London – Die 20 führenden Industrie- und Schwellenländer geben für die staatliche Förderung fossiler Brennstoffe beinahe vier mal so viel Geld aus wie für erneuerbare Energien. Jährlich komme so ein Betrag von rund 422 Mrd. Euro an Fördergeldern für Öl, Gas und Kohle zusammen, heißt es in einer am Donnerstag veröffentlichten Studie der beiden Nichtregierungsorganisationen Overseas Development Institute und Oil Change International.

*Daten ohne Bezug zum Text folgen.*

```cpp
int ns_seg_cols(const NsProgram& p, const linna_layer_t* layers, int i) {
    if (p.seg_op[i] >= p.nops) return p.nout;
    const linna_layer_t& l = layers[p.seg_op[i]];
    return p.seg_hidden[i] ? l.C : i < p.nseg_f ? l.N : l.K;
}
NsGates ns_gates(const NsProgram& p, const linna_layer_t* layers, int nl, int rows) {
    NsGates g;
    for (int i = 0; i < NS_SEGCAP; ++i) g.gbit[i] = g.mbit[i] = -1;
    for (int i = 0; i < p.nseg_f; ++i) {
        const int op = p.seg_op[i];
        if (op >= nl || (!p.seg_hidden[i] && op == nl - 1)) continue;
        g.gbit[i] = g.ncols;
        g.ncols += (ns_seg_cols(p, layers, i) + 63) & ~63;
    }
    for (int i = p.nseg_f; i < (int)p.seg.size(); ++i) {
        const int op = p.seg_op[i];
        const bool hidden = p.seg_hidden[i] != 0;
        if (op >= nl) continue;
        if (!hidden && !(op > 0 && (layers[op - 1].op == LINNA_OP_RESBLOCK || layers[op - 1].relu))) continue;
        const int src = hidden ? op : op - 1;
        for (int j = 0; j < p.nseg_f; ++j)
            if (p.seg_op[j] == src && (p.seg_hidden[j] != 0) == hidden) g.mbit[i] = g.gbit[j];
        if (g.mbit[i] < 0) g.ok = false;
    }
    g.lds0 = (p.lds_for(rows, true) + 7) & ~(size_t)7;
    g.lds = g.lds0 + (size_t)rows * (g.ncols / 32) * sizeof(unsigned);
    return g;
}

static size_t ns_grad_lds(const linna_layer_t* layers, int nl, int in_size, int rows) {
    const NsProgramRef pref = ns_program(ns_grad_kind(layers, nl), layers, nl, in_size, nullptr, rows);
    return pref->ok && pref->dxi_ok ? ns_gates(*pref, layers, nl, rows).lds : 0;
}
bool net_stream_grad_fits(const linna_layer_t* layers, int nl, int in_size, int rows) {
    const size_t lds = ns_grad_lds(layers, nl, in_size, rows);
    return lds && lds <= (size_t)NS_LDS_BYTES;
}

static size_t ns_grad_dense_lds(const linna_layer_t* layers, int nl, int in_size, const NsDense* dn, int rows) {
    const NsProgramRef pref = ns_program(NS_GRAD_INPUT_DENSE, layers, nl, in_size, dn, rows);
    if (!pref->ok || !pref->dxi_ok) return 0;
    const NsGates g = ns_gates(*pref, layers, nl, rows);
    return g.ok ? g.lds : 0;
}
bool net_stream_grad_dense_fits(const linna_layer_t* layers, int nl, int in_size, const NsDense* dn, int rows) {
    const size_t lds = ns_grad_dense_lds(layers, nl, in_size, dn, rows);
    return lds && lds <= (size_t)NS_LDS_BYTES;
}

static const char* ns_bf16_refusal(const NsProgram& p, const linna_layer_t* layers, int nl, int in_size) {
    int width = 0;
    for (int i = 0; i < nl; ++i) width = std::max(width, std::max(layers[i].N, layers[i].op == LINNA_OP_RESBLOCK ? layers[i].C : 0));
    if (in_size > 256) return "more than 256 network inputs: outside the whole-network kernel";
    if (width > 1024) return "a layer wider than 1024: outside the whole-network kernel";
    if (nl < 1 || layers[0].op != LINNA_OP_LINEAR) return "the first op is not a linear layer (the bf16 input split needs one)";
    if (!p.ok) return "the network does not fit the bf16 program of the whole-network kernel";
    return nullptr;
}
NsPlan net_stream_plan(NsKind kind, const linna_layer_t* layers, int nl, int in_size, const NsDense* dn) {
    const NsProgramRef pref = ns_program(kind, layers, nl, in_size, dn, 0);
    const NsProgram& p = *pref;
    NsPlan r{p.ok, p.packed_floats, p.grad_ok, nullptr};
    if (kind == NS_TRAIN_STEP) r.ok = p.ok && p.train_ok;
    if (kind == NS_TRAIN_STEP_BF16) {
        r.why = ns_bf16_refusal(p, layers, nl, in_size);
        if (!r.why && !p.train_ok) r.why = "the network has no merged training step (one layer only)";
        r.ok = r.why == nullptr;
    }
    if (kind == NS_GRAD_INPUT || kind == NS_GRAD_INPUT_WIDE) {
        r.ok = p.ok && p.dxi_ok && ns_gates(p, layers, nl, NS_ROWS).lds <= (size_t)NS_LDS_BYTES;
        for (int rows = 8; kind == NS_GRAD_INPUT_WIDE && rows >= 4; rows >>= 1) r.ok = r.ok || net_stream_grad_fits(layers, nl, in_size, rows);
        r.packed_floats = std::max(r.packed_floats, ns_program(kind, layers, nl, in_size, dn, 16)->packed_floats);
    }
    if (kind == NS_GRAD_INPUT_DENSE) {
        bool inskip = false;
        for (int i = 0; i < nl; ++i) inskip = inskip || layers[i].op == LINNA_OP_INSKIP;
        bool fits = false;
        for (int rows = 16; rows >= 4; rows >>= 1) fits = fits || net_stream_grad_dense_fits(layers, nl, in_size, dn, rows);
        if (inskip) r.why = "an input-skip network has no one-launch gradient";
        else if (in_size > 64) r.why = "more than 64 network inputs: outside the one-launch gradient";
        else if (!dn || !dn->S || !dn->factored) r.why = "the dense one-launch gradient needs the factored inverse covariance";
        else if (!fits) r.why = "the program of the dense one-launch gradient fits no engine (segments, LDS or widths)";
// ... 167 lines not shown
```

### linna_amd/csrc/net_stream.hip

```cpp
#include "net_program.h"
#include <stdlib.h>
#include <type_traits>
#include <cstring>
#include <algorithm>

namespace linna {

typedef __bf16 bf16x8 __attribute__((ext_vector_type(8)));
typedef short s16x4 __attribute__((ext_vector_type(4)));

#ifndef NS_R
#define NS_R 6
#endif
#ifndef NS_PRE
#define NS_PRE 2
#endif
struct NsArgs {
    const float* Z; int ldz; int B; int nin;
    const int* is_flat; const float* a1; const float* a2; const int* lg;
    const float* xmean; const float* xstd;
    const float* packed;
    int G, nseg, LD, kpad0, nout, bias_total;
    int Gstride, nseg_f;
    const float* gscale; float* Gout; int ldg;
// ... 117 lines not shown
    const int c = (int)j - S.bias_off;
    float bv = (c < S.N && S.b) ? S.bscale * S.b[c] : 0.f;
    if (c < S.N && S.b2) bv += S.b2scale * S.b2[c];
    if (c < S.N && S.rscale) bv *= S.rscale[c];
    if (c < S.N && S.rshift) bv += S.rshift[c];
    p.out[nw4 * 4 + j] = bv;
}

__global__ void ns_pack_side_kernel(NsPackArgs p) {
    const size_t idx = (size_t)blockIdx.x * blockDim.x + threadIdx.x;
    size_t base = 0;
    for (int si = 0; si < p.nseg; ++si) {
        const NsPackSeg& S = p.seg[si];
        if (S.type != NS_SIDE) continue;
        const size_t n4 = (size_t)NS_NW * S.steps * NS_NT * 64;
        if (idx >= base + n4) { base += n4; continue; }
        size_t q = idx - base;
        const int lane = (int)(q & 63); q >>= 6;
        const int t = (int)(q % NS_NT); q /= NS_NT;
        const int st = (int)(q % S.steps);
        const int w = (int)(q / S.steps);
        const int tpc = NS_NT / S.kc;
        const int n = 16 * (t % tpc) + (lane & 15);
        const int k0 = 16 * (S.kc * (w * S.steps + st) + t / tpc) + 4 * (lane >> 4);
        f32x4 v = {0.f, 0.f, 0.f, 0.f};
        if (n < S.N) {
#pragma unroll
            for (int e = 0; e < 4; ++e) {
                const int k = k0 + e;
                if (S.Wa) { if (k < S.Ka) v[e] = S.Wa[(size_t)n * S.lda + k]; }
                else if (k < S.Kb) v[e] = S.alpha * (S.transB ? S.Wb[(size_t)k * S.ldb + n] : S.Wb[(size_t)n * S.ldb + k]);
            }
        }
        reinterpret_cast<f32x4*>(p.out + S.side_off)[idx - base] = v;
        return;
    }
}

__device__ __forceinline__ float ns_prior_theta(float z, int flat, float a1, float a2) {
    float u = 0.5f * (1.f + erff(z / 1.41421356237309515f));
    asm volatile("" : "+v"(u));
    return (flat ? u : z) * a2 + a1;
}

template <int R, int MOVE, bool GRAD, int STORE, int ROWS, bool BF = false>
__global__ __launch_bounds__(64 * NS_NW, 1) void net_stream_kernel(NsArgs a) {
    constexpr bool EPS = false, PLAIN = false, WOUT = false, DGR = false;
#include "net_stream_body.inc"
}
template <int R, int MOVE, bool GRAD, int STORE, int ROWS, bool BF>
__global__ __launch_bounds__(64 * NS_NW, 1) void net_stream_eps_kernel(NsArgs a) {
    static_assert(!BF && GRAD && (STORE == 0 || STORE == 2) && MOVE == 0, "the fp32 one-launch gradients only");
    constexpr bool EPS = true, PLAIN = false, WOUT = false, DGR = false;
#include "net_stream_body.inc"
}
template <int R, int MOVE, bool GRAD, int STORE, int ROWS, bool BF, bool EPSV>
__global__ __launch_bounds__(64 * NS_NW, 1) void net_stream_wide_kernel(NsArgs a) {
    static_assert(!BF && GRAD && STORE == 2 && MOVE == 0, "the fp32 one-launch gradient of any network only");
    constexpr bool EPS = EPSV, PLAIN = false, WOUT = true, DGR = false;
#include "net_stream_body.inc"
}
template <int R, int MOVE, bool GRAD, int STORE, int ROWS, bool BF, bool EPSV>
__global__ __launch_bounds__(64 * NS_NW, 1) void net_stream_dense_kernel(NsArgs a) {
    static_assert(!BF && GRAD && STORE == 2 && MOVE == 0, "the fp32 one-launch gradient of any network only");
    constexpr bool EPS = EPSV, PLAIN = false, WOUT = false, DGR = true;
#include "net_stream_body.inc"
}
template <int R>
__global__ __launch_bounds__(64 * NS_NW, 1) void net_stream_plain_kernel(NsArgs a) {
    constexpr int MOVE = 0, STORE = 0, ROWS = 16;
    constexpr bool GRAD = false, BF = false, EPS = false, PLAIN = true, WOUT = false, DGR = false;
#include "net_stream_body.inc"
}
#if NS_R == 6
#define NS_HAVE_PLACED 1
template <int R>
__global__ __launch_bounds__(64 * NS_NW, 1) void net_stream_placed_kernel(NsArgs a) {
    constexpr int MOVE = 0, STORE = 0, ROWS = 16;
    constexpr bool GRAD = false, BF = false, EPS = false, PLAIN = true, WOUT = false, DGR = false;
#define NS_BODY_HAND
#include "net_stream_body.inc"
#undef NS_BODY_HAND
}
#endif
template <int R, int MOVE, bool GRAD, int STORE, int ROWS, bool BF>
__global__ __launch_bounds__(64 * NS_NW, 1) void net_stream_train_bf16_kernel(NsArgs a) {
    static_assert(BF && GRAD && STORE == 3 && ROWS == 4 && MOVE == 0, "the bf16 training step only");
    constexpr bool EPS = false, PLAIN = false, WOUT = false, DGR = false;
#include "net_stream_body.inc"
}
template <int R, int MOVE, bool GRAD, int STORE, int ROWS, bool BF>
__global__ __launch_bounds__(64 * NS_NW, 1) void net_stream_slice_bf16_kernel(NsArgs a) {
    static_assert(BF && !GRAD && STORE == 0 && MOVE == 2, "the bf16 slice evaluation only");
    constexpr bool EPS = false, PLAIN = false, WOUT = false, DGR = false;
#define NS_BODY_SLICE_BF16
#include "net_stream_body.inc"
#undef NS_BODY_SLICE_BF16
}
template <int R, int MOVE, bool GRAD, int STORE, int ROWS, bool BF>
__global__ __launch_bounds__(64 * NS_NW, 1) void net_stream_grad_bf16_kernel(NsArgs a) {
    static_assert(BF && GRAD && STORE == 2 && MOVE == 0, "the bf16 one-launch gradient only");
    constexpr bool EPS = false, PLAIN = false, WOUT = false, DGR = false;
#define NS_BODY_GRAD_BF16
#include "net_stream_body.inc"
#undef NS_BODY_GRAD_BF16
}
template <int R, int MOVE, bool GRAD, int STORE, int ROWS, bool BF>
__global__ __launch_bounds__(64 * NS_NW, 1) void net_stream_eps_bf16_kernel(NsArgs a) {
    static_assert(BF && GRAD && STORE == 2 && MOVE == 0, "the bf16 one-launch gradient only");
    constexpr bool EPS = true, PLAIN = false, WOUT = false, DGR = false;
#define NS_BODY_GRAD_BF16
#include "net_stream_body.inc"
#undef NS_BODY_GRAD_BF16
}

int net_stream_rows(int B) {
    const int forced = ns_forced_rows_resolved();
    if (forced) return forced;
    static int ncu = 0;
    if (!ncu) {
        int dev = 0; hipDeviceProp_t pr;
        ncu = (hipGetDevice(&dev) == hipSuccess && hipGetDeviceProperties(&pr, dev) == hipSuccess && pr.multiProcessorCount > 0)
                  ? pr.multiProcessorCount : 256;
    }
    return B <= 4 * ncu ? 4 : B <= 8 * ncu ? 8 : 16;
}

int launch_net_stream_pack(NsKind kind, const linna_layer_t* layers, int nl, int in_size, float* packed, int rows, const NsDense* dn,
                           hipStream_t s) {
    const NsProgramRef pref = ns_program(kind, layers, nl, in_size, dn, rows);
    const NsProgram& p = *pref;
    if (!p.ok) { set_error("net_stream: network not eligible"); return LINNA_ERR_UNSUPPORTED; }
    NsPackArgs a;
    ::memset(static_cast<void*>(&a), 0, sizeof(a));
    a.nseg = (int)p.seg.size(); a.G = p.Gstride; a.bias_total = p.bias_total; a.out = packed;
    a.small = rows < 16;
    a.bf = p.bf ? 1 : 0; a.f32seg = p.f32seg;
    int nrun = 0, first = 0;
    for (int i = 0; i < a.nseg; ++i) {
        a.seg[i] = p.pack[i];
        if (p.seg[i].type == NS_SIDE) continue;
        if (p.seg[i].type == NS_WIDE && p.seg[i].zext < 0) {
            a.run_seg[nrun] = i; a.run_pass[nrun] = 0; a.run_first[nrun] = first;
            first += ns_seg_steps(p.seg[i]); ++nrun;
            continue;
        }
        for (int ps = 0; ps < p.seg[i].passes; ++ps) {
            a.run_seg[nrun] = i; a.run_pass[nrun] = ps; a.run_first[nrun] = first;
            first += (ps > 0 && p.seg[i].type == NS_WIDE && p.seg[i].zext > 0) ? p.seg[i].zext : p.seg[i].steps; ++nrun;
        }
    }
    a.run_first[nrun] = first; a.nrun = nrun;
    const size_t total = (size_t)NS_NW * p.Gstride * NS_NT * 64 + (size_t)p.bias_total;
    hipLaunchKernelGGL(ns_pack_kernel, dim3((unsigned)((total + 255) / 256)), dim3(256), 0, s, a);
    if (p.side_f4) hipLaunchKernelGGL(ns_pack_side_kernel, dim3((unsigned)((p.side_f4 + 255) / 256)), dim3(256), 0, s, a);
    return check_hip(hipGetLastError(), "net_stream pack launch");
}

typedef void (*NsKernel)(NsArgs);
enum NsVariant { NV_SERVE, NV_STRETCH, NV_SLICE, NV_GRAD_MLP, NV_GRAD2, NV_STORE, NV_DX, NV_TRAIN_FWD, NV_TRAIN_STEP };
enum : unsigned { NF_BF16 = 1, NF_EPS = 2, NF_WIDE = 4, NF_PLAIN = 8, NF_PLACED = 16, NF_DENSE = 32 };
struct NsEntry { NsVariant v; unsigned flags; NsKernel k[3]; const char* what; const char* stamps_lacks; bool attr_set[3]; };
#define NS_ENGINES(K, MOVE, GRAD, STORE, ...) \
    {K<NS_R, MOVE, GRAD, STORE, 16, __VA_ARGS__>, K<NS_R, MOVE, GRAD, STORE, 8, __VA_ARGS__>, K<NS_R, MOVE, GRAD, STORE, 4, __VA_ARGS__>}
static NsEntry ns_table[] = {
    {NV_SERVE, 0, NS_ENGINES(net_stream_kernel, 0, false, 0, false), "net_stream launch"},
    {NV_SERVE, NF_BF16, NS_ENGINES(net_stream_kernel, 0, false, 0, true), "net_stream launch"},
    {NV_SERVE, NF_PLAIN, {net_stream_plain_kernel<NS_R>, nullptr, nullptr}, "net_stream plain launch"},
#ifdef NS_HAVE_PLACED
    {NV_SERVE, NF_PLAIN | NF_PLACED, {net_stream_placed_kernel<NS_R>, nullptr, nullptr}, "net_stream plain launch (hand-placed step)"},
#endif
    {NV_STRETCH, 0, NS_ENGINES(net_stream_kernel, 1, false, 0, false), "net_stream launch"},
    {NV_STRETCH, NF_BF16, NS_ENGINES(net_stream_kernel, 1, false, 0, true), "net_stream launch"},
    {NV_SLICE, 0, NS_ENGINES(net_stream_kernel, 2, false, 0, false), "net_stream launch"},
    {NV_SLICE, NF_BF16, NS_ENGINES(net_stream_slice_bf16_kernel, 2, false, 0, true), "net_stream bf16 slice launch", "bf16 slice evaluation"},
    {NV_GRAD_MLP, 0, NS_ENGINES(net_stream_kernel, 0, true, 0, false), "net_stream launch"},
    {NV_GRAD_MLP, NF_EPS, NS_ENGINES(net_stream_eps_kernel, 0, true, 0, false), "net_stream launch"},
    {NV_GRAD2, 0, NS_ENGINES(net_stream_kernel, 0, true, 2, false), "net_stream launch"},
    {NV_GRAD2, NF_EPS, NS_ENGINES(net_stream_eps_kernel, 0, true, 2, false), "net_stream launch"},
    {NV_GRAD2, NF_WIDE, NS_ENGINES(net_stream_wide_kernel, 0, true, 2, false, false), "net_stream wide-output gradient launch"},
    {NV_GRAD2, NF_WIDE | NF_EPS, NS_ENGINES(net_stream_wide_kernel, 0, true, 2, false, true), "net_stream wide-output gradient launch"},
    {NV_GRAD2, NF_DENSE, NS_ENGINES(net_stream_dense_kernel, 0, true, 2, false, false), "net_stream dense-covariance gradient launch"},
    {NV_GRAD2, NF_DENSE | NF_EPS, NS_ENGINES(net_stream_dense_kernel, 0, true, 2, false, true), "net_stream dense-covariance gradient launch"},
    {NV_GRAD2, NF_BF16, NS_ENGINES(net_stream_grad_bf16_kernel, 0, true, 2, true), "net_stream bf16 gradient launch", "bf16 gradient"},
    {NV_GRAD2, NF_BF16 | NF_EPS, NS_ENGINES(net_stream_eps_bf16_kernel, 0, true, 2, true), "net_stream bf16 gradient launch", "bf16 gradient"},
    {NV_STORE, 0, NS_ENGINES(net_stream_kernel, 0, false, 1, false), "net_stream launch"},
    {NV_DX, 0, NS_ENGINES(net_stream_kernel, 0, false, 2, false), "net_stream launch"},
    {NV_TRAIN_FWD, 0, NS_ENGINES(net_stream_kernel, 0, false, 3, false), "net_stream launch"},
    {NV_TRAIN_STEP, 0, {nullptr, nullptr, net_stream_kernel<NS_R, 0, true, 3, 4, false>}, "net_stream launch"},
    {NV_TRAIN_STEP, NF_BF16, {nullptr, nullptr, net_stream_train_bf16_kernel<NS_R, 0, true, 3, 4, true>}, "net_stream bf16 training launch", "bf16 training step"},
};
#undef NS_ENGINES
static int ns_kernel(NsVariant v, unsigned flags, int rows, NsEntry** entry, int* slot) {
    for (NsEntry& e : ns_table) {
        if (e.v != v || e.flags != flags) continue;
#ifdef NS_STAMPS
        if (e.stamps_lacks) { set_error("net_stream: the NS_STAMPS build has no %s", e.stamps_lacks); return LINNA_ERR_UNSUPPORTED; }
#endif
        const int i = rows == 16 ? 0 : rows == 8 ? 1 : rows == 4 ? 2 : -1;
        if (i < 0 || !e.k[i]) break;
        *entry = &e; *slot = i;
        return LINNA_OK;
    }
    set_error("net_stream: %d rows per workgroup", rows);
    return LINNA_ERR_INVALID;
}
static int ns_launch(NsEntry& e, int i, const NsArgs& a, int nblocks, size_t lds_bytes, hipStream_t s) {
    if (!e.attr_set[i]) {
        const int rc = check_hip(hipFuncSetAttribute(reinterpret_cast<const void*>(e.k[i]), hipFuncAttributeMaxDynamicSharedMemorySize, NS_LDS_BYTES),
                                 "hipFuncSetAttribute");
        if (rc != LINNA_OK) return rc;
        e.attr_set[i] = true;
    }
    hipLaunchKernelGGL(e.k[i], dim3(nblocks), dim3(64 * NS_NW), lds_bytes, s, a);
    return check_hip(hipGetLastError(), e.what);
}
static int ns_launch_program(NsVariant v, unsigned flags, const NsArgs& a0, int B, const NsProgram& p, int rows, hipStream_t s, int extra = 0,
                             size_t lds_extra = 0) {
    NsEntry* e = nullptr; int i = 0;
    const int rc = ns_kernel(v, flags, rows, &e, &i);
    if (rc != LINNA_OK) return rc;
#ifdef NS_STAMPS
    NsArgs a = a0;
    a.stamps = getenv("LINNA_FUSED_STAMPS") ? reinterpret_cast<unsigned long long*>(strtoull(getenv("LINNA_FUSED_STAMPS"), nullptr, 16)) : nullptr;
    if (!a.stamps) { set_error("net_stream: NS_STAMPS build needs LINNA_FUSED_STAMPS"); return LINNA_ERR_INVALID; }
#else
    const NsArgs& a = a0;
#endif
    const bool grad = v == NV_GRAD_MLP || v == NV_GRAD2 || v == NV_TRAIN_STEP;
    return ns_launch(*e, i, a, (B + rows - 1) / rows + extra, p.lds_for(rows, grad) + lds_extra, s);
}
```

Erneuerbare Energien werden von den G-20-Staaten demnach nur mit rund 113 Mrd. Euro pro Jahr gefördert. „Die G20-Regierungen untergraben mit den Zahlungen an Produzenten fossiler Brennstoffe ihre eigene Klimapolitik“, erklärte Shelagh Whitley vom Overseas Development Institute.

Wenige Wochen vor der UN-Klimakonferenz in Paris haben die beiden NGOs in der Studie erstmals die verschiedenen staatlichen Finanzierungsmethoden für die klimaschädigenden Energieträger zusammengestellt. So unterscheidet die Studie für 2013 und 2014 drei verschiedene Kanäle, über die Staatsgelder an die Produzenten fließen: Subventionen und Steuervergünstigungen (73 Milliarden Euro), Förderung durch öffentliche Finanzinstitutionen (82 Milliarden) und Investitionen staatlicher Unternehmen (267 Milliarden).

Diese Summen würden gezahlt, obwohl international Konsens darüber bestehe, dass drei Viertel der verbleibenden fossilen Brennstoffreserven nicht mehr genutzt werden dürften. Den G20-Regierungen biete sich eine „vortreffliche Gelegenheit“, den Klimaschutz voranzutreiben, indem sie dieses Geld stattdessen in die Förderung erneuerbarer Energien steckten, stellt die Studie fest.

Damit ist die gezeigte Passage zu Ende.